-------- Input data --------

__global__ __launch_bounds__(256) void small_group_wgrad_kernel(const SmallGroupP p) {
  extern __shared__ __attribute__((aligned(16))) float smem[];
  const int tid = threadIdx.x;
  const int g = blockIdx.x, split = blockIdx.y;
  const int XW = p.Tin + 2 * p.pad + p.s;
  float* xs = smem;
  float* ds = xs + 4 * XW;
  const int nel = 16 * p.K;
  const int e_ci = tid / p.K, e_k = tid - e_ci * p.K;
  const bool e_live = tid < 4 * p.K;
  f32x4 acc = {0.f, 0.f, 0.f, 0.f};
  float bacc = 0.f;
  int xo[6]; bool xk[6];
#pragma unroll
  for (int u = 0; u < 6; ++u) {
    const int i = tid + u * 256;
    const int ci = i / XW, q = i - ci * XW - p.pad;
    xk[u] = i < 4 * XW && q >= 0 && q < p.Tin;
    xo[u] = ci * p.Tin + q;
  }
  const bool dk = tid < 4 * p.Tout;
  float xv[6], dv, mv;
  auto issue = [&](int b) {
    const srd_t xrs = make_srd(p.x + (long)b * p.x_bs + (long)(g * 4) * p.Tin, 4 * p.Tin * 4);
    const srd_t drs = make_srd(p.dy + (long)b * p.dy_bs + (long)(g * 4) * p.Tout, 4 * p.Tout * 4);
    const srd_t mrs = make_srd(p.mask ? p.mask + (long)b * p.mask_bs + (long)(g * 4) * p.Tout : p.dy, p.mask ? 4 * p.Tout * 4 : 0);
#pragma unroll
    for (int u = 0; u < 6; ++u) xv[u] = bload(xrs, xo[u], xk[u]);
    dv = bload(drs, tid, dk);
    mv = bload(mrs, tid, dk);
  };
  issue(split);
  for (int b = split; b < p.B; b += p.nsplit) {
    __syncthreads();
#pragma unroll
    for (int u = 0; u < 6; ++u) {
      const int i = tid + u * 256;
      if (i < 4 * XW) { float v = xv[u]; if (p.act_in) v = fmaxf(v, v * p.slope_in); xs[i] = v * p.in_scale; }
    }
    if (dk) {
      const float v = dv * p.dy_scale;
      const int co = tid / p.Tout, t = tid - co * p.Tout;
      ds[t * 4 + co] = (!p.mask || mv > 0.f) ? v : v * p.m_slope;
    }
    __syncthreads();
    if (b + p.nsplit < p.B) issue(b + p.nsplit);
    if (e_live) {
      const f32x4* dr = reinterpret_cast<const f32x4*>(ds);
      const float* xr = xs + e_ci * XW + e_k;
      f32x4 s0 = {0.f, 0.f, 0.f, 0.f}, s1 = {0.f, 0.f, 0.f, 0.f};
      int t = 0;
      for (; t + 1 < p.Tout; t += 2) { s0 += dr[t] * xr[t * p.s]; s1 += dr[t + 1] * xr[(t + 1) * p.s]; }
      if (t < p.Tout) s0 += dr[t] * xr[t * p.s];
      acc += s0 + s1;
    }
    if (tid >= 252) {
      float sb = 0.f;
      for (int t = 0; t < p.Tout; ++t) sb += ds[t * 4 + (tid - 252)];
      bacc += sb;
    }
  }
  float* slab = p.slab + (long)split * p.slab_stride;
  if (e_live) {
#pragma unroll
    for (int co = 0; co < 4; ++co) slab[(long)g * nel + (co * 4 + e_ci) * p.K + e_k] = acc[co];
  }
  if (tid >= 252) slab[(long)p.G * nel + g * 4 + (tid - 252)] = bacc;
}

static inline int sg_cs(int s, int K) { return ((64 + (K + s - 1) / s + 1 + 15) / 16) * 16; }

hipError_t launch_small_group_fwd(SmallGroupP p, hipStream_t st) {
  p.J = (p.K + p.s - 1) / p.s;
  p.CS = sg_cs(p.s, p.K);
  const size_t lds = (size_t)4 * (4 * p.s * p.CS + 16 * p.K) * sizeof(float);
  if (lds > 64 * 1024 || 16 * p.K > 768) return hipErrorNotSupported;
  const dim3 grid((p.G + 3) / 4, p.B, (p.Tout + 63) / 64);
  if (p.s == 2) { TDVC_TRACE(small_group_fwd_kernel<2>); hipLaunchKernelGGL(small_group_fwd_kernel<2>, grid, dim3(256), lds, st, p); }
  else if (p.s == 4) { TDVC_TRACE(small_group_fwd_kernel<4>); hipLaunchKernelGGL(small_group_fwd_kernel<4>, grid, dim3(256), lds, st, p); }
  else if (p.s == 8) { TDVC_TRACE(small_group_fwd_kernel<8>); hipLaunchKernelGGL(small_group_fwd_kernel<8>, grid, dim3(256), lds, st, p); }
  else return hipErrorNotSupported;
  return hipGetLastError();
}

hipError_t launch_small_group_dgrad(SmallGroupP p, hipStream_t st) {
  p.J = (p.K + p.s - 1) / p.s;
  if (p.s > 8 || 16 * p.J * p.s > 768 || p.J > 64) return hipErrorNotSupported;
  const size_t lds = (size_t)4 * (4 * (64 + p.J) + 16 * p.J * p.s) * sizeof(float);
  if (lds > 64 * 1024) return hipErrorNotSupported;
  const int M = (p.Tin - 1 + p.pad) / p.s + 1;
  const dim3 grid((p.G + 3) / 4, p.B, (M + 63) / 64);
  if (p.s == 2) { TDVC_TRACE(small_group_dgrad_kernel<2>); hipLaunchKernelGGL(small_group_dgrad_kernel<2>, grid, dim3(256), lds, st, p); }
  else if (p.s == 4) { TDVC_TRACE(small_group_dgrad_kernel<4>); hipLaunchKernelGGL(small_group_dgrad_kernel<4>, grid, dim3(256), lds, st, p); }
  else if (p.s == 8) { TDVC_TRACE(small_group_dgrad_kernel<8>); hipLaunchKernelGGL(small_group_dgrad_kernel<8>, grid, dim3(256), lds, st, p); }
  else return hipErrorNotSupported;
  return hipGetLastError();
}

size_t small_group_wgrad_workspace(int B, int G, int K) {
  const int nsplit = B >= 8 ? 4 : 1;
  return (size_t)nsplit * ((size_t)G * 16 * K + (size_t)G * 4) * sizeof(float);
}
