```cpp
struct SpecModulePlan {
  int only_step, tile_y;
};
static std::vector<SpecModulePlan> spec_modules(const Cascade& m, int tmode) {
  auto valid = [&](int ty) { return ty >= EVAL_WAVES && ty <= 32 && ty % EVAL_WAVES == 0; };
  auto env_rows = [&](const char* name, int dflt) {
    const char* e = std::getenv(name);
    const int v = e ? std::atoi(e) : dflt;
    return valid(v) ? v : dflt;
  };
  if (m.has_tilted) return {{0, TILE_Y}};
  const bool lbp16 = m.feature_type == CC_FEATURE_LBP && tmode == TILE_16;
  const bool haar32 = tmode == TILE_32 && m.feature_type == CC_FEATURE_HAAR;
  const bool rows_given = std::getenv("CCAMD_SPEC_TILE_Y") != nullptr;
  const int all = env_rows("CCAMD_SPEC_TILE_Y", lbp16 ? 20 : TILE_Y);
  const bool two = (haar32 || std::getenv("CCAMD_SPEC_TWO_MODULES")) && !std::getenv("CCAMD_SPEC_ONE_MODULE");
  if (!two) return {{0, all}};
  return {{2, env_rows("CCAMD_SPEC_TILE_Y2", all)}, {1, env_rows("CCAMD_SPEC_TILE_Y1", (haar32 && !rows_given) ? 12 : all)}};
}

static cc_status compile_specialised(const std::string& src, const std::string& arch, int n_stages, bool lbp, int tmode, int tile_y, int only_step, int win_w, int win_h, std::vector<char>& code) {
  const bool tile16 = tmode == TILE_16;
  static std::mutex mu;
  static std::map<std::string, std::vector<char>> cache;
  const std::string o_arch = "--offload-arch=" + arch, o_k = "-DCC_SPEC_STAGES=" + std::to_string(n_stages);
  const std::string o_ty = "-DCC_TILE_Y=" + std::to_string(tile_y), o_th = "-DCC_EVAL_THREADS=" + std::to_string(EVAL_THREADS);
  const std::string o_w = "-DCC_EVAL_MIN_WAVES_PER_EU=" + std::to_string(tile16 ? (tile_y >= 20 ? 6 : 7) : CC_EVAL_MIN_WAVES_PER_EU);
  const std::string o_step = "-DCC_ONLY_STEP=" + std::to_string(only_step);
  const std::string o_w0 = "-DCC_SPEC_W0=" + std::to_string(win_w), o_h0 = "-DCC_SPEC_H0=" + std::to_string(win_h);
  std::vector<const char*> optv = {o_arch.c_str(), "-O3", "-std=c++17", "-ffp-contract=off", "-fno-fast-math", o_k.c_str(), o_ty.c_str(), o_th.c_str(), o_w.c_str(), o_w0.c_str(), o_h0.c_str()};
  if (only_step) optv.push_back(o_step.c_str());
  if (lbp) optv.push_back("-DCC_SPEC_LBP");
  if (tile16) optv.push_back("-DCC_SPEC_TILE16");
  const char* const* opts = optv.data();
  const int n_opts = (int)optv.size();
  std::string key;
  {
    int major = 0, minor = 0;
    const HipRtcApi& rtc = hiprtc_api();
    if (rtc.version) (void)rtc.version(&major, &minor);
    key += "hiprtc " + std::to_string(major) + "." + std::to_string(minor) + " ";
  }
  for (int i = 0; i < n_opts; i++) key += std::string(opts[i]) + " ";
  key += "#" + src;
  {
    std::lock_guard<std::mutex> lk(mu);
    auto it = cache.find(key);
    if (it != cache.end()) {
// ... 108 lines not shown
  src += "namespace ccamd {\n";
  src += kEvalKernelSrc;
  src += "\n}  // namespace ccamd\n";
  const std::string marker = "//@@CC_SPEC_FUNCTIONS@@";
  const size_t pos = src.find(marker);
  if (pos == std::string::npos) return set_error(CC_ERR_HIP, "cc_detector_specialize: kernel source has no specialisation marker");
  const int tmode = tile16_eligible(m, k) ? TILE_16 : TILE_32;
  src.replace(pos, marker.size(), spec_stage_source(m, k, tmode));
  k_out = k;
  tmode_out = tmode;
  codes.clear();
  for (const SpecModulePlan& mp : spec_modules(m, tmode)) {
    SpecCode c;
    c.only_step = mp.only_step;
    c.tile_y = mp.tile_y;
    const cc_status st = compile_specialised(src, arch, k, m.feature_type == CC_FEATURE_LBP, tmode, mp.tile_y, mp.only_step, m.win_w, m.win_h, c.code);
    if (st != CC_OK) return st;
    codes.push_back(std::move(c));
  }
  return CC_OK;
}

cc_status spec_load(const Cascade& m, const std::vector<SpecCode>& codes, int tmode, size_t base_lds, SpecModule out[2], int* n_out) {
  if (codes.empty() || codes.size() > 2) return set_error(CC_ERR_HIP, "cc_detector_specialize: %zu modules", codes.size());
  const bool haar_k = m.feature_type == CC_FEATURE_HAAR;
  int n = 0;
  auto fail = [&](SpecModule& x) {
    (void)hipGetLastError();
    if (x.mod) (void)hipModuleUnload(x.mod);
    for (int i = 0; i < n; i++) (void)hipModuleUnload(out[i].mod);
  };
  for (const SpecCode& c : codes) {
    SpecModule x;
    x.tile_y = c.tile_y;
    x.only_step = c.only_step;
    const char* entry = c.only_step == 1 ? "k_eval_spec_step1" : c.only_step == 2 ? "k_eval_spec_step2" : "k_eval_spec";
    if (hipModuleLoadData(&x.mod, c.code.data()) != hipSuccess || hipModuleGetFunction(&x.fn, x.mod, entry) != hipSuccess) {
      fail(x);
      return set_error(CC_ERR_HIP, "cc_detector_specialize: the compiled module does not load or has no entry point");
    }
    const int ty = c.tile_y, step = c.only_step;
    x.lds = base_lds;
    if (tmode == TILE_32) {
      const TileGeom<1> G1(m.win_w, m.win_h, ty);
      const TileGeom<2> G2(m.win_w, m.win_h, ty);
      const int words = step == 1 ? G1.words() : step == 2 ? G2.words() : std::max(G1.words(), G2.words());
      x.lds = eval_lds_bytes(words, m.has_tilted, haar_k, ty);
    } else if (tmode == TILE_16) {
      const TileGeom<1> G1(m.win_w, m.win_h, ty);
      const TileGeom16 G2(m.win_w, m.win_h, ty);
      x.lds = eval_lds_bytes(std::max(G1.words(), G2.words()), false, haar_k, ty);
    }
    if (x.lds > 64 * 1024) {
      const hipError_t e = hipFuncSetAttribute(reinterpret_cast<const void*>(x.fn), hipFuncAttributeMaxDynamicSharedMemorySize, (int)x.lds);
      if (e != hipSuccess) {
        fail(x);
        return set_error(CC_ERR_UNSUPPORTED, "cc_detector_specialize: %zu bytes of LDS per tile cannot be requested for a run-time module (%s)",
                         x.lds, hipGetErrorString(e));
      }
    }
    if (std::getenv("CCAMD_TRACE_HOST")) {
      int nb = 0;
// ... 1 lines not shown
      std::fprintf(stderr, "[ccamd host] specialised kernel: tile mode %d, tiles of step %d (0 = all), %d window rows, %zu bytes of LDS per block, %d resident blocks per CU\n",
                   tmode, c.only_step, ty, x.lds, nb);
    }
    out[n++] = x;
  }
  if (n == 2 && out[0].only_step == 1) std::swap(out[0], out[1]);
  *n_out = n;
  return CC_OK;
}

}

using namespace ccamd;

extern "C" {

cc_status cc_cascade_compile_specialized(const cc_cascade* c, int n_stages, const char* arch, size_t* code_bytes) {
  if (!c || !arch || !code_bytes) return set_error(CC_ERR_INVALID_ARG, "cc_cascade_compile_specialized: null argument");
  if (cc_status hs = refuse_hog(c->m, "cc_cascade_compile_specialized"); hs != CC_OK) return hs;
  std::vector<SpecCode> code;
  int k = 0;
  int tmode = 0;
  const cc_status st = spec_build(c->m, std::max(1, n_stages), arch, code, k, tmode);
  if (st != CC_OK) return st;
  *code_bytes = 0;
  for (const SpecCode& m : code) *code_bytes += m.code.size();
  return CC_OK;
}

}
// ... 1 lines not shown
```

### include/cascadeclassifier_amd.h

```cpp
#ifndef CASCADECLASSIFIER_AMD_H_
#define CASCADECLASSIFIER_AMD_H_

#include <stddef.h>
#include <stdint.h>

#ifdef __cplusplus
extern "C" {
#endif

#if defined(__GNUC__)
#define CC_API __attribute__((visibility("default")))
#else
#define CC_API
#endif

typedef int cc_status;
enum {
  CC_OK = 0,
  CC_ERR_INVALID_ARG = -1,
  CC_ERR_NO_DEVICE = -2,
  CC_ERR_HIP = -3,
  CC_ERR_IO = -4,
  CC_ERR_PARSE = -5,
  CC_ERR_UNSUPPORTED = -6,
// ... 145 lines not shown
CC_API int cc_detector_graph_active(const cc_detector* d);
CC_API int64_t cc_detector_graph_captures(const cc_detector* d);

CC_API cc_status cc_integral_u8(int device, const uint8_t* img, int width, int height, size_t row_stride, int32_t* sum,
                                int32_t* sqsum, int32_t* tilted);
CC_API cc_status cc_resize_linear_exact_u8(int device, const uint8_t* src, int sw, int sh, size_t sstride, uint8_t* dst,
                                           int dw, int dh, size_t dstride);
CC_API cc_status cc_warp_perspective_u8(int device, const uint8_t* src, int sw, int sh, size_t sstride, uint8_t* dst, int dw,
                                        int dh, size_t dstride, const double* quad);
CC_API cc_status cc_to_gray_u8(int device, const uint8_t* src, int pixel_format, int width, int height, size_t row_stride,
                               uint8_t* dst, size_t dst_stride);
CC_API cc_status cc_debug_stream_dwords(int device, size_t n_bytes, int repeats, uint32_t* checksum);
CC_API cc_status cc_debug_division_check(int device, uint64_t n_pairs, uint64_t seed, uint64_t* mismatches);
CC_API cc_status cc_debug_vnf_check(int device, uint64_t n_values, uint64_t seed, uint64_t* mismatches);
CC_API cc_status cc_debug_wave_int_tables(const cc_cascade* c, double* q, int32_t* thr_q, int32_t* left_q, int32_t* right_q);
CC_API cc_status cc_group_rectangles(const cc_rect* rects, int n, int group_threshold, double eps, cc_rect* out, int cap,
                                     int* n_out);
CC_API cc_status cc_group_rectangles_device(int device, const cc_rect* rects, const int32_t* offsets, int n_frames,
                                            int group_threshold, double eps, cc_rect* out, int cap, int32_t* out_offsets,
                                            int* n_total);
CC_API cc_status cc_group_rectangles_levels(const cc_rect* rects, const int32_t* levels, const double* weights, int n,
                                            int group_threshold, double eps, cc_rect* out, int32_t* out_levels,
                                            double* out_weights, int cap, int* n_out);
CC_API cc_status cc_group_rectangles_device_levels(int device, const cc_rect* rects, const int32_t* levels,
                                                   const double* weights, const int32_t* offsets, int n_frames,
                                                   int group_threshold, double eps, cc_rect* out, int32_t* out_levels,
                                                   double* out_weights, int cap, int32_t* out_offsets, int* n_total);
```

--------

Exercise goal:
Repeat exactly, please, each line from the beginning of the data through the line with "const int nel = 16 * p.K;" in it, and only those lines.

Answer box:
__global__ __launch_bounds__(256) void small_group_wgrad_kernel(const SmallGroupP p) {
  extern __shared__ __attribute__((aligned(16))) float smem[];
  const int tid = threadIdx.x;
  const int g = blockIdx.x, split = blockIdx.y;
  const int XW = p.Tin + 2 * p.pad + p.s;
  float* xs = smem;
  float* ds = xs + 4 * XW;
  const int nel = 16 * p.K;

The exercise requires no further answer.